» YOUR INSTRUCTIONS
Copy the records below character for character.
== == ==
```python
# ... 92 lines not shown
    w = sd[conv_p + ".weight"].float()
    b = sd.get(conv_p + ".bias")
    scale, shift = _bn_affine(sd, bn_p)
    wk = w.permute(0, 2, 3, 1).reshape(w.shape[0], -1).to(torch.float16).contiguous()
    tiles = None
    if wk.is_cuda and w.shape[2] == 3 and w.shape[3] == 3 and w.shape[0] % 128 == 0 and w.shape[1] % 32 == 0 and PACKED_CONV_TILES:
        tiles = ops.pack_conv3x3_tiles(wk, w.shape[0], w.shape[1])
    return dict(w=wk, w_tiles=tiles, bias=None if b is None else _r16(b.float()), scale=scale, shift=shift)


SPLITK_MAX_HYPS = 12
HEADS_TWO_STREAMS_MAX_HYPS = 12
SPLITK_TARGET_WGS = 384
SMALL_CALL_CEILING = 31

_SWITCHES = ("FUSED_OUT_PROJ_LN", "FUSED_FFN", "ROWS_QKV", "PACKED_CONV_TILES", "MERGED_HEAD_QKV", "FUSED_TAIL", "SPLITK_MAX_HYPS", "HEADS_TWO_STREAMS_MAX_HYPS")


@contextlib.contextmanager
def overrides(**kw):
    g = globals()
    for k, v in kw.items():
        if k not in _SWITCHES:
            raise KeyError(f"engine.overrides: unknown switch {k!r} (known: {', '.join(_SWITCHES)})")
        if k.endswith("_MAX_HYPS") and not (0 <= int(v) <= SMALL_CALL_CEILING):
            raise ValueError(f"engine.overrides: {k} = {v} is outside 0..{SMALL_CALL_CEILING}")
    saved = {k: g[k] for k in kw}
    g.update(kw)
    try:
        yield
    finally:
# ... 375 lines not shown
```

foundationpose_amd/ops.py:

```python
import ctypes as C
from typing import NamedTuple

import numpy as np
import torch

from . import _lib

FLAG_NORMALIZE_XYZ = 1
FLAG_OUT_F16 = 2
MODE_REFINE = 0
MODE_SCORE = 1
ROT_AXIS_ANGLE = 0
ROT_6D = 1
TRANS_TRACKNET, TRANS_DEEPIM, TRANS_RAW = 0, 1, 2


def _stream(t=None):
    if t is None:
        return C.c_void_p(torch.cuda.current_stream().cuda_stream)
    dev = t.device
    if dev.index is not None and dev.index != torch.cuda.current_device():
        raise _lib.FpAmdError(f"tensor on {dev} but the current device is cuda:{torch.cuda.current_device()}: wrap the call in "
                              f"`with torch.cuda.device({dev.index}):` (kernels launch on the current device)")
    return C.c_void_p(torch.cuda.current_stream(dev).cuda_stream)
# ... 911 lines not shown
                                       "coff", "bsplit", "cgroup")]

    @staticmethod
    def matrix(ld):
        return IgemmGeom(1, 1, 1, 1, 1, 0, int(ld), 0, 0, 0)

    @staticmethod
    def image(Ho, Wo, pad, C_, stride=1, offset=None, coff=0, bsplit=0, cgroup=0):
        return IgemmGeom(Ho * Wo, Wo, Ho * stride + 2 * pad, Wo * stride + 2 * pad, stride, pad if offset is None else offset,
                         C_, coff, bsplit, cgroup)
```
== == ==
» SOLUTION TO THIS PROBLEM
```python
# ... 92 lines not shown
    w = sd[conv_p + ".weight"].float()
    b = sd.get(conv_p + ".bias")
    scale, shift = _bn_affine(sd, bn_p)
    wk = w.permute(0, 2, 3, 1).reshape(w.shape[0], -1).to(torch.float16).contiguous()
    tiles = None
    if wk.is_cuda and w.shape[2] == 3 and w.shape[3] == 3 and w.shape[0] % 128 == 0 and w.shape[1] % 32 == 0 and PACKED_CONV_TILES:
        tiles = ops.pack_conv3x3_tiles(wk, w.shape[0], w.shape[1])
    return dict(w=wk, w_tiles=tiles, bias=None if b is None else _r16(b.float()), scale=scale, shift=shift)


SPLITK_MAX_HYPS = 12
HEADS_TWO_STREAMS_MAX_HYPS = 12
SPLITK_TARGET_WGS = 384
SMALL_CALL_CEILING = 31

_SWITCHES = ("FUSED_OUT_PROJ_LN", "FUSED_FFN", "ROWS_QKV", "PACKED_CONV_TILES", "MERGED_HEAD_QKV", "FUSED_TAIL", "SPLITK_MAX_HYPS", "HEADS_TWO_STREAMS_MAX_HYPS")


@contextlib.contextmanager
def overrides(**kw):
    g = globals()
    for k, v in kw.items():
        if k not in _SWITCHES:
            raise KeyError(f"engine.overrides: unknown switch {k!r} (known: {', '.join(_SWITCHES)})")
        if k.endswith("_MAX_HYPS") and not (0 <= int(v) <= SMALL_CALL_CEILING):
            raise ValueError(f"engine.overrides: {k} = {v} is outside 0..{SMALL_CALL_CEILING}")
    saved = {k: g[k] for k in kw}
    g.update(kw)
    try:
        yield
    finally:
# ... 375 lines not shown
```

foundationpose_amd/ops.py:

```python
import ctypes as C
from typing import NamedTuple

import numpy as np
import torch

from . import _lib

FLAG_NORMALIZE_XYZ = 1
FLAG_OUT_F16 = 2
MODE_REFINE = 0
MODE_SCORE = 1
ROT_AXIS_ANGLE = 0
ROT_6D = 1
TRANS_TRACKNET, TRANS_DEEPIM, TRANS_RAW = 0, 1, 2


def _stream(t=None):
    if t is None:
        return C.c_void_p(torch.cuda.current_stream().cuda_stream)
    dev = t.device
    if dev.index is not None and dev.index != torch.cuda.current_device():
        raise _lib.FpAmdError(f"tensor on {dev} but the current device is cuda:{torch.cuda.current_device()}: wrap the call in "
                              f"`with torch.cuda.device({dev.index}):` (kernels launch on the current device)")
    return C.c_void_p(torch.cuda.current_stream(dev).cuda_stream)
# ... 911 lines not shown
                                       "coff", "bsplit", "cgroup")]

    @staticmethod
    def matrix(ld):
        return IgemmGeom(1, 1, 1, 1, 1, 0, int(ld), 0, 0, 0)

    @staticmethod
    def image(Ho, Wo, pad, C_, stride=1, offset=None, coff=0, bsplit=0, cgroup=0):
        return IgemmGeom(Ho * Wo, Wo, Ho * stride + 2 * pad, Wo * stride + 2 * pad, stride, pad if offset is None else offset,
                         C_, coff, bsplit, cgroup)
```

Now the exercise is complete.